Specific Model Examples¶
ColBERT Late Interaction Models¶
ColBERT (Contextualized Late Interaction over BERT) is a retrieval model that uses per-token embeddings and MaxSim scoring for document ranking. Unlike single-vector embedding models, ColBERT retains token-level representations and computes relevance scores through late interaction, providing better accuracy while being more efficient than cross-encoders.
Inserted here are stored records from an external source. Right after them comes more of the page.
struct BmAggArgs {
  const uint64_t* meta;
  const uint16_t* latom;
  const int64_t* req;
  const uint32_t* lpair;
// ... 218 lines not shown
#pragma unroll
          for (int d = 0; d < DT; ++d) v[d] = limb_of(cur.v[d], a.limb);
        } else {
#pragma unroll
          for (int k = 0; k < NW; ++k) pw[k] = cur.pw[k];
        }
        const uint32_t zero_keys = present & ~(uint32_t)(meta >> kMetaNzShift) & 0xFFFFu;
        uint32_t ro[LA];
        atom_row_offsets<LA>(raw, ro);

        const bool overflow = a.has_overflow && countable && (meta & kMetaOverflow) != 0;
        const bool scan_counted = counted && !overflow;
        if (ci == first_ci && r0 == 0u && (a.n_slow || a.has_overflow))
          agg_walk_without_rank(a.sp, a.slow_thr, a.n_slow, a.T, a.lpair, a.lkey, a.LS, a.req, D, DS, a.partial, a.sign, a.limb, p, ns, countable,
                                counted, overflow, present);

        uint32_t last_r = 0xFFFFFFFFu;
        const uint32_t pk_nw = __builtin_amdgcn_readfirstlane(a.pk.nw);
        auto add_words = [&](lds_u64wp tv) {
          if constexpr (NW > 4) {
#pragma unroll
            for (int k = 0; k < 5; ++k) lds_add64(tv + k, pw[k]);
            if (pk_nw > 5u) lds_add64(tv + 5, pw[5]);
            if (pk_nw > 6u) lds_add64(tv + 6, pw[6]);
            if (pk_nw > 7u) lds_add64(tv + 7, pw[7]);
          } else {
            lds_add64(tv, pw[0]);
            if (pk_nw > 1u) lds_add64(tv + 1, pw[1]);
            if (pk_nw > 2u) lds_add64(tv + 2, pw[2]);
            if (pk_nw > 3u) lds_add64(tv + 3, pw[3]);
          }
        };
        auto add_match = [&](bool has, uint32_t tr) {
              const uint32_t r = tr & 0x7FFFu;
              const bool ok = has && !((tr & kRankAdj) && r == last_r);
              if (ok) last_r = r;
              if (ok && (!WIN || r - r0 < nrec)) {
                KT_LDS unsigned char* rp = tab + __umul24(WIN ? r - r0 : r, rec);
                lds_u64wp tv = (lds_u64wp)rp;
                if constexpr (PK) {
                  add_words(tv);
                  if (zero_keys) (void)__hip_atomic_fetch_or((lds_u32wp)(rp + a.pk.nw * 8u), zero_keys, __ATOMIC_RELAXED, __HIP_MEMORY_SCOPE_WORKGROUP);
                  return;
                }
                lds_u32wp tu = (lds_u32wp)(rp + (uint32_t)D * 8);
#pragma unroll
                for (int d = 0; d < DT; ++d)
                  if (v[d] != 0) lds_add64(tv + d, (unsigned long long)v[d]);
                if (counts) {
#pragma unroll
                  for (int d = 0; d < DT; ++d)
                    if ((present >> d) & 1u) lds_add(tu + d, 1u);
                  lds_add(tu + D, 1u);
                } else {
                  if (need_pres) (void)__hip_atomic_fetch_or(tu, present, __ATOMIC_RELAXED, __HIP_MEMORY_SCOPE_WORKGROUP);
                  lds_add(tu + 1, 1u);
                }
              }
        };
        auto confirm_slow = [&](uint32_t c) {
          return term_match_mem(*a.sp, bm.term_g[c], a.lpair + (uint64_t)p * (uint32_t)a.LS, a.lkey + (uint64_t)p * (uint32_t)a.LS, a.LS);
        };
        if constexpr (kFoldQueue) {
          constexpr int kWq = 4;
          uint64_t qx[kWq];
          typedef typename std::conditional<(kWq > 3), uint64_t, uint32_t>::type qw_t;
          static_assert(kWq * 10 <= 64, "ten bits per queued word number");
          qw_t qw = 0;
          uint32_t qn = 0u;
#pragma unroll
          for (int k = 0; k < kWq; ++k) qx[k] = 0ull;
          auto add_rank = [&](bool has, uint32_t r) {
            if (has && (!WIN || r - r0 < nrec)) {
              KT_LDS unsigned char* rp = tab + __umul24(WIN ? r - r0 : r, rec);
              lds_u64wp tv = (lds_u64wp)rp;
              add_words(tv);
              if (zero_keys) (void)__hip_atomic_fetch_or((lds_u32wp)(rp + a.pk.nw * 8u), zero_keys, __ATOMIC_RELAXED, __HIP_MEMORY_SCOPE_WORKGROUP);
            }
          };
          auto flush = [&]() {
            while (__ballot(qn != 0u) != 0ull) {
              const bool has = qn != 0u;
              const uint32_t cw = ((uint32_t)qw & 1023u) * 64u;
              const uint32_t c = cw + (uint32_t)__ffsll((unsigned long long)qx[0]) - 1u;
              qx[0] &= qx[0] - 1ull;
              const uint32_t r = trank[has ? c : 0u] & 0x7FFFu;
              if (has && qx[0] == 0ull) {
#pragma unroll
                for (int k = 0; k + 1 < kWq; ++k) qx[k] = qx[k + 1];
                qx[kWq - 1] = 0ull;
                qw >>= 10;
                qn -= 1u;
              }
              add_rank(has, r);
            }
          };
          const bool seg_on = ch.has_adj != 0u;
          KT_LDS const u64x2* segp = (KT_LDS const u64x2*)(lds + a.off_seg);
          scan_tile<LA, VETO, NEED, VETO>(
              bm, scan_counted, ns, ro, [&](bool, uint32_t) {}, confirm_slow,
              [&](uint32_t w, uint64_t x, const u64x2& seg) -> uint64_t {
                if (seg_on) {
                  const uint64_t v = x | seg.y;
                  x = andn_64(x, v - seg.x);
                }
                if (__ballot(x != 0ull && qn >= (uint32_t)kWq) != 0ull) flush();
                if (x != 0ull) {
#pragma unroll
                  for (int k = kWq - 1; k > 0; --k) qx[k] = qx[k - 1];
                  qx[0] = x;
                  qw = (qw_t)(qw << 10) | (qw_t)w;
                  qn += 1u;
                }
                return 0ull;
              },
              [&](uint32_t w) -> u64x2 { return seg_on ? segp[w] : u64x2{0ull, 0ull}; });
          flush();
        } else if constexpr (PK) {
          scan_tile<LA, VETO, NEED, VETO>(
              bm, scan_counted, ns, ro, [&](bool, uint32_t) {}, confirm_slow,
              [&](uint32_t w, uint64_t x, int) -> uint64_t {
                uint64_t xf = x;
                while (__ballot(xf != 0ull) != 0ull) {
                  const bool h1 = xf != 0ull;
                  const uint32_t c1 = h1 ? w * 64u + (uint32_t)__ffsll((unsigned long long)xf) - 1u : 0u;
                  xf &= xf - 1ull;
                  const bool h2 = xf != 0ull;
                  const uint32_t c2 = h2 ? w * 64u + (uint32_t)__ffsll((unsigned long long)xf) - 1u : 0u;
                  xf &= xf - 1ull;
                  const uint32_t tr1 = trank[c1], tr2 = trank[c2];
                  add_match(h1, tr1);
                  add_match(h2, tr2);
                }
                return 0ull;
              });
        } else {
          scan_tile<LA, VETO, NEED, VETO>(
              bm, scan_counted, ns, ro, [&](bool has, uint32_t c) { add_match(has, trank[c]); }, confirm_slow);
        }
      }
      __syncthreads();
      u32x4* dst = (u32x4*)(a.slab + (size_t)ch.slab_off * 16 + (size_t)blockIdx.x * slab_pitch + (size_t)r0 * rec);
      lds_u4p src = (lds_u4p)(lds + a.off_tab);
      for (uint32_t i = threadIdx.x; i < tab_bytes / 16; i += kBlockIx) dst[i] = src[i];
    }
    if (threadIdx.x == 0) a.slab_tag[ci * kSlabTagStride + blockIdx.x] = a.epoch;
  }
}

vLLM supports ColBERT models with multiple encoder backbones:
| Architecture | Backbone | Example HF Models |
|---|---|---|
HF_ColBERT | BERT | answerdotai/answerai-colbert-small-v1, colbert-ir/colbertv2.0 |
ColBERTModernBertModel | ModernBERT | lightonai/GTE-ModernColBERT-v1 |
ColBERTJinaRobertaModel | Jina XLM-RoBERTa | jinaai/jina-colbert-v2 |
BERT-based ColBERT models work out of the box:
For non-BERT backbones, use --hf-overrides to set the correct architecture:
# ModernBERT backbone
vllm serve lightonai/GTE-ModernColBERT-v1 \
--hf-overrides '{"architectures": ["ColBERTModernBertModel"]}'
# Jina XLM-RoBERTa backbone
vllm serve jinaai/jina-colbert-v2 \
--hf-overrides '{"architectures": ["ColBERTJinaRobertaModel"]}' \
--trust-remote-code
Then you can use the rerank API:
curl -s http://localhost:8000/rerank -H "Content-Type: application/json" -d '{
"model": "answerdotai/answerai-colbert-small-v1",
"query": "What is machine learning?",
"documents": [
"Machine learning is a subset of artificial intelligence.",
"Python is a programming language.",
"Deep learning uses neural networks."
]
}'
Or the score API:
curl -s http://localhost:8000/score -H "Content-Type: application/json" -d '{
"model": "answerdotai/answerai-colbert-small-v1",
"text_1": "What is machine learning?",
"text_2": ["Machine learning is a subset of AI.", "The weather is sunny."]
}'
You can also get the raw token embeddings using the pooling API with token_embed task:
curl -s http://localhost:8000/pooling -H "Content-Type: application/json" -d '{
"model": "answerdotai/answerai-colbert-small-v1",
"input": "What is machine learning?",
"task": "token_embed"
}'
An example can be found here: examples/pooling/score/colbert_rerank_online.py
ColQwen3 Multi-Modal Late Interaction Models¶
ColQwen3 is based on ColPali, which extends ColBERT's late interaction approach to multi-modal inputs. While ColBERT operates on text-only token embeddings, ColPali/ColQwen3 can embed both text and images (e.g. PDF pages, screenshots, diagrams) into per-token L2-normalized vectors and compute relevance via MaxSim scoring. ColQwen3 specifically uses Qwen3-VL as its vision-language backbone.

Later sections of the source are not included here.